• [PROMPT] Gather every line in the records below that contains the word "sidx".
Top of RECORD SET
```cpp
__device__ inline bool seg_length(const DevModel &m, const ns_params &prm, const ns_key &key, uint32_t s,
                                  uint32_t epoch, int64_t &out) {
    for (uint32_t j = 0; j < NS_KDE_RETRY; ++j) {
        u32x4 w = ns_draw(key, ST_REFLEN, s, epoch, j, 0);
        double x;
        if (!prm.use_lognormal) x = kde_sample(m.kde[NS_KDE_ALIGNED], w);
        else if (prm.kind == NS_KIND_PERFECT)
            x = ns_exp(fma(prm.sd_len, ns_norminv(u32_to_p(w.z)), ns_log(prm.median_len)));
        else {
            u32x4 w2 = ns_draw(key, ST_REFLEN, s, epoch, j, 1);
            double tot = ns_exp(fma(prm.sd_len, ns_norminv(u32_to_p(w.z)),
                                    ns_log(prm.median_len + prm.sd_len * prm.sd_len / 2)));
            double rem = ns_pow10m1(kde_sample(m.kde[NS_KDE_HT], w2));
            if (rem < 0) continue;
            x = tot - rem;
        }
        bool keep = (prm.kind == NS_KIND_PERFECT) ? ((double)prm.min_len <= x && x <= (double)prm.max_len)
                                                  : (0 < x && x <= (double)prm.max_len);
        if (keep) { out = (int64_t)x; return true; }
    }
    return false;
}
__device__ inline int64_t gap_length(const DevModel &m, const ns_key &key, uint32_t g, uint32_t epoch) {
    u32x4 w = ns_draw(key, ST_GAPLEN, g, epoch, 0, 0);
    int64_t gi = ns_f64_to_i64_sat(ns_pow10m1(kde_sample(m.kde[NS_KDE_GAP], w)));
    return gi < 0 ? 0 : gi;
}
__device__ inline int64_t unaligned_length(const DevModel &m, const ns_params &prm, const ns_key &key, uint32_t a) {
    u32x4 w = ns_draw(key, ST_ULEN, 0, a, 0, 0);
    double x = prm.use_lognormal ? ns_exp(fma(prm.sd_len, ns_norminv(u32_to_p(w.z)), ns_log(prm.median_len)))
                                 : kde_sample(m.kde[NS_KDE_UNALIGNED], w);
    const int64_t v = ns_len_draw(x);
    return v > prm.max_len ? -1 : v;
}

__device__ inline bool extract_pos(const DevRef &ref, int64_t length, const ns_key &key, uint32_t seg, uint32_t attempt,
                                   uint32_t &chrom, uint64_t &pos) {
    uint64_t genome_len = ref.chrom_off[ref.nchrom];
    for (uint32_t j = 0; j < NS_POS_RETRY; ++j) {
        u32x4 w = ns_draw(key, ST_POS, seg, attempt, j, 0);
        uint64_t ref_pos = (uint64_t)(u53_to_p(w.x, w.y) * (double)(genome_len + 1));
        if (ref_pos > genome_len) ref_pos = genome_len;
        if (ref.circular[0]) { chrom = 0; pos = ref_pos; return true; }
        if (length > 0 && ref.nchrom > 8) {
            uint32_t lo = 0, hi = ref.nchrom;
            while (hi - lo > 1) { const uint32_t mid = (lo + hi) >> 1; if (ref.chrom_off[mid] <= ref_pos) lo = mid; else hi = mid; }
            const uint64_t local = ref_pos - ref.chrom_off[lo], cl = ref.chrom_off[lo + 1] - ref.chrom_off[lo];
            if (local + (uint64_t)length <= cl) { chrom = lo; pos = local; return true; }
            continue;
        }
        for (uint32_t c = 0; c < ref.nchrom; ++c) {
            uint64_t cl = ref.chrom_off[c + 1] - ref.chrom_off[c];
            if (ref_pos + (uint64_t)length <= cl) { chrom = c; pos = ref_pos; return true; }
            else if (ref_pos < cl) break;
            else ref_pos -= cl;
        }
    }
    return false;
}

__device__ inline uint32_t trx_pick(const DevTrx &tx, double u) {
    const double v = u * tx.expr_cum[tx.n_expr - 1];
    uint32_t lo = 0, hi = tx.n_expr - 1;
    while (lo < hi) { const uint32_t mid = (lo + hi) >> 1; if (v < tx.expr_cum[mid]) hi = mid; else lo = mid + 1; }
    return lo;
}
__device__ inline int64_t kde2d_cond(const DevModel &m, double L, const ns_key &key, uint32_t attempt, uint32_t sub) {
    const double *__restrict__ x = m.kde2d_x, *__restrict__ y = m.kde2d_y;
    const double h = m.kde2d_bw;
    const uint64_t n = m.kde2d_n;
    uint64_t lo, hi;
    { uint64_t a = 0, b = n; const double v = L - 5.0 * h; while (a < b) { const uint64_t md = (a + b) >> 1; if (x[md] < v) a = md + 1; else b = md; } lo = a; }
    { uint64_t a = lo, b = n; const double v = L + 5.0 * h; while (a < b) { const uint64_t md = (a + b) >> 1; if (x[md] <= v) a = md + 1; else b = md; } hi = a; }
// ... 181 lines not shown
```

### nanosim_amd/csrc/ns_pack.h

```cpp
#pragma once
#include <math.h>
#define NS_PACK_THR(g) ((g) & 0x1ffffffffull)
#include <string.h>
#include <vector>
#include "ns_device.h"

static inline void ns_pack_chain_tables(const ns_model_tables *t, uint32_t nseg, ChainTab &ct, std::vector<uint64_t> &blob, bool &whole,
                                        uint32_t force_tail_bits = 0) {
    blob.clear();
    auto put_d = [&](const double *src, size_t n) { uint32_t off = (uint32_t)blob.size(); blob.resize(off + n);
                                                     memcpy(blob.data() + off, src, n * 8); return off; };
    auto put_raw = [&](const void *src, size_t bytes) { uint32_t off = (uint32_t)blob.size(); blob.resize(off + (bytes + 7) / 8, 0);
                                                         memcpy(blob.data() + off, src, bytes); return off; };
    auto put_q = [&](const std::vector<uint64_t> &v) { uint32_t off = (uint32_t)blob.size(); blob.insert(blob.end(), v.begin(), v.end()); return off; };
    auto guide = [&](const double *hi, uint32_t n) {
        std::vector<uint16_t> g(256);
        uint32_t sidx = 0;
        for (uint32_t i = 0; i < 256; ++i) {
            double edge = (double)i / 256.0;
            while (sidx < n && hi[sidx] < edge) ++sidx;
            g[i] = (uint16_t)(sidx > 65535u ? 65535u : sidx);
        }
        return g;
    };
    auto put_thr = [&](const double *src, size_t n, bool gt) {
        uint32_t off = (uint32_t)blob.size(); blob.resize(off + n);
        for (size_t i = 0; i < n; ++i) blob[off + i] = gt ? ns_thr_gt(src[i]) : ns_thr_lt(src[i]);
        return off; };
    whole = true;
    ct.trans = put_thr(&t->trans[0][0], 21, false);
    ct.mix_w = put_thr(t->mix_w, 3, false);
    uint64_t rec[12];
    for (int ty = 0; ty < 3; ++ty)
        for (int c = 0; c < 2; ++c) {
            const uint32_t nn = t->mix_n[ty][c];
            const uint32_t cdf = put_thr(t->mix_cdf[ty][c], nn, true);
            uint8_t g2[40] = {0};
            const uint64_t *G = blob.data() + cdf;
            for (uint32_t l = 0; l <= 32; ++l) {
                const uint64_t lo_u = l == 0 ? 0ull : (0xffffffffull << (32 - l)) & 0xffffffffull;
                uint32_t v = 0;
                while (v + 1 < nn && lo_u >= G[v]) ++v;
                g2[l] = (uint8_t)(v > 255u ? 255u : v);
            }
            const uint32_t gd = put_raw(g2, 40);
            rec[2 * (2 * ty + c)] = (uint64_t)cdf | (uint64_t)nn << 32;
            rec[2 * (2 * ty + c) + 1] = gd;
        }
    ct.mix_rec = put_raw(rec, sizeof rec);
    ct.n_words_mix = (uint32_t)blob.size();
    ct.fm_n = t->fm_nseg; ct.fm_vlo0 = t->fm_vlo0;
    { auto g = guide(t->fm_hi, t->fm_nseg); ct.fm_guide = put_raw(g.data(), 512); }
    ct.mm_nbins = t->mm_nbins;
    std::vector<int32_t> bins(2 * (size_t)t->mm_nbins);
    for (uint32_t b = 0; b < t->mm_nbins; ++b) {
        auto clamp = [](int64_t v) { return (int32_t)(v > 0x7fffffff ? 0x7fffffff : v < -0x7fffffff ? -0x7fffffff : v); };
        bins[2 * b] = clamp(t->mm_bin_lo[b]); bins[2 * b + 1] = clamp(t->mm_bin_hi[b]);
    }
    ct.mm_bin = put_raw(bins.data(), bins.size() * 4);
    std::vector<uint8_t> lut(256);
    for (int v = 0; v < 256; ++v) {
        uint32_t b = 0;
        for (; b < t->mm_nbins; ++b) if (bins[2 * b] <= v && v < bins[2 * b + 1]) break;
        if (b >= t->mm_nbins) b = t->mm_nbins - 1;
        lut[v] = (uint8_t)b;
    }
    ct.mm_bin_lut = put_raw(lut.data(), 256);
    ct.mm_seg_off = put_raw(t->mm_seg_off, ((size_t)t->mm_nbins + 1) * 4);
    ct.mm_vlo0 = put_d(t->mm_vlo0, t->mm_nbins);
    std::vector<uint16_t> gall;
    for (uint32_t b = 0; b < t->mm_nbins; ++b) {
        auto g = guide(t->mm_hi + t->mm_seg_off[b], t->mm_seg_off[b + 1] - t->mm_seg_off[b]);
        gall.insert(gall.end(), g.begin(), g.end());
    }
    ct.mm_guide = put_raw(gall.data(), gall.size() * 2);
    auto segments = [&](const double *hi, const double *src, size_t n, double vlo0, std::vector<uint64_t> &out, std::vector<uint64_t> &sub2) {
        for (size_t i = 0; i < n; ++i) {
            if (!(src[i] >= 0 && src[i] < 536870912.0 && src[i] == floor(src[i]))) whole = false;
            const uint32_t e = (uint32_t)(src[i] < 0 ? 0 : src[i] >= 2147483647.0 ? 2147483647.0 : src[i]);
            const double hs = hi[i], plo = i ? hi[i - 1] : 0.0, vs = src[i], vlo = i ? src[i - 1] : vlo0;
            const double w = vs - vlo;
            uint64_t word = ns_thr_gt(hs);
            if (w >= 1.0 && w <= 15.0 && w == floor(w) && hs > plo && vlo == floor(vlo) && vlo >= 0) {
                auto f = [&](uint64_t u) { const double pp = u32_to_p((uint32_t)u); return floor((pp - plo) / (hs - plo) * (vs - vlo) + vlo); };
                const uint64_t u0 = i ? ns_thr_gt(plo) : 0ull, u1 = ns_thr_gt(hs);
                uint64_t thr[15];
                for (uint32_t k = 1; k <= (uint32_t)w; ++k) {
                    uint64_t lo = u0, hi2 = u1;
                    while (lo < hi2) { const uint64_t mid = lo + ((hi2 - lo) >> 1); if (f(mid) >= vlo + (double)k) hi2 = mid; else lo = mid + 1; }
                    thr[k - 1] = lo >= u1 ? (1ull << 32) : lo;
                }
                if (w == 1.0 && thr[0] == (1ull << 32)) word |= 1ull << 33 | (uint64_t)e << 35;
                else {
                    word |= 1ull << 34 | (uint64_t)sub2.size() << 35;
                    sub2.push_back((uint64_t)e | (uint64_t)(uint32_t)w << 32);
                    sub2.insert(sub2.end(), thr, thr + (uint32_t)w);
                }
            }
            out.push_back(word);
        } };
    std::vector<uint64_t> fm_gv, mm_full, sub2_full;
    segments(t->fm_hi, t->fm_vhi, t->fm_nseg, t->fm_vlo0, fm_gv, sub2_full);
    for (uint32_t b = 0; b < t->mm_nbins; ++b) {
        const uint32_t o = t->mm_seg_off[b];
        segments(t->mm_hi + o, t->mm_vhi + o, t->mm_seg_off[b + 1] - o, t->mm_vlo0[b], mm_full, sub2_full);
    }
    if (sub2_full.size() >= (1u << 28)) whole = false;
    sub2_full.push_back(0);
    std::vector<uint64_t> pm_full(256);
    for (uint32_t v = 0; v < 256; ++v) {
        const uint32_t b = lut[v], o = t->mm_seg_off[b], nc = t->mm_seg_off[b + 1] - o;
        if (nc >= (1u << 24)) whole = false;
        pm_full[v] = (uint64_t)o | (uint64_t)(nc & 0xffffffu) << 32 | (uint64_t)b << 56;
    }
    const size_t head_words = blob.size();
    auto prefix_len = [&](uint32_t b, uint32_t bits) {
        const uint32_t o = t->mm_seg_off[b], nc = t->mm_seg_off[b + 1] - o;
        if (!bits) return nc;
        const uint64_t cut = (1ull << 32) - (1ull << (32 - bits));
        uint32_t r = 0;
        while (r < nc && NS_PACK_THR(mm_full[o + r]) < cut) ++r;
        return r < nc ? r + 1 : nc;
    };
    auto image_words = [&](uint32_t tb) {
        size_t n = head_words + 256 + 64 + t->mm_nbins + sub2_full.size();
        for (uint32_t b = 0; b < t->mm_nbins; ++b) n += prefix_len(b, tb);
        return n; };
    uint32_t bits = 0;
    if (image_words(0) * 8 > 24 * 1024) {
        bits = 8;
        for (uint32_t limit : {24u * 1024u, 44u * 1024u}) {
            uint32_t best = 0;
            for (uint32_t tb = 14; tb >= (limit == 24u * 1024u ? 12u : 8u); --tb) if (image_words(tb) * 8 <= limit) { best = tb; break; }
            if (best) { bits = best; break; }
        }
// ... 59 lines not shown
```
Bottom of RECORD SET
• [EXERCISE RESULT]
        uint32_t sidx = 0;
            while (sidx < n && hi[sidx] < edge) ++sidx;
            g[i] = (uint16_t)(sidx > 65535u ? 65535u : sidx);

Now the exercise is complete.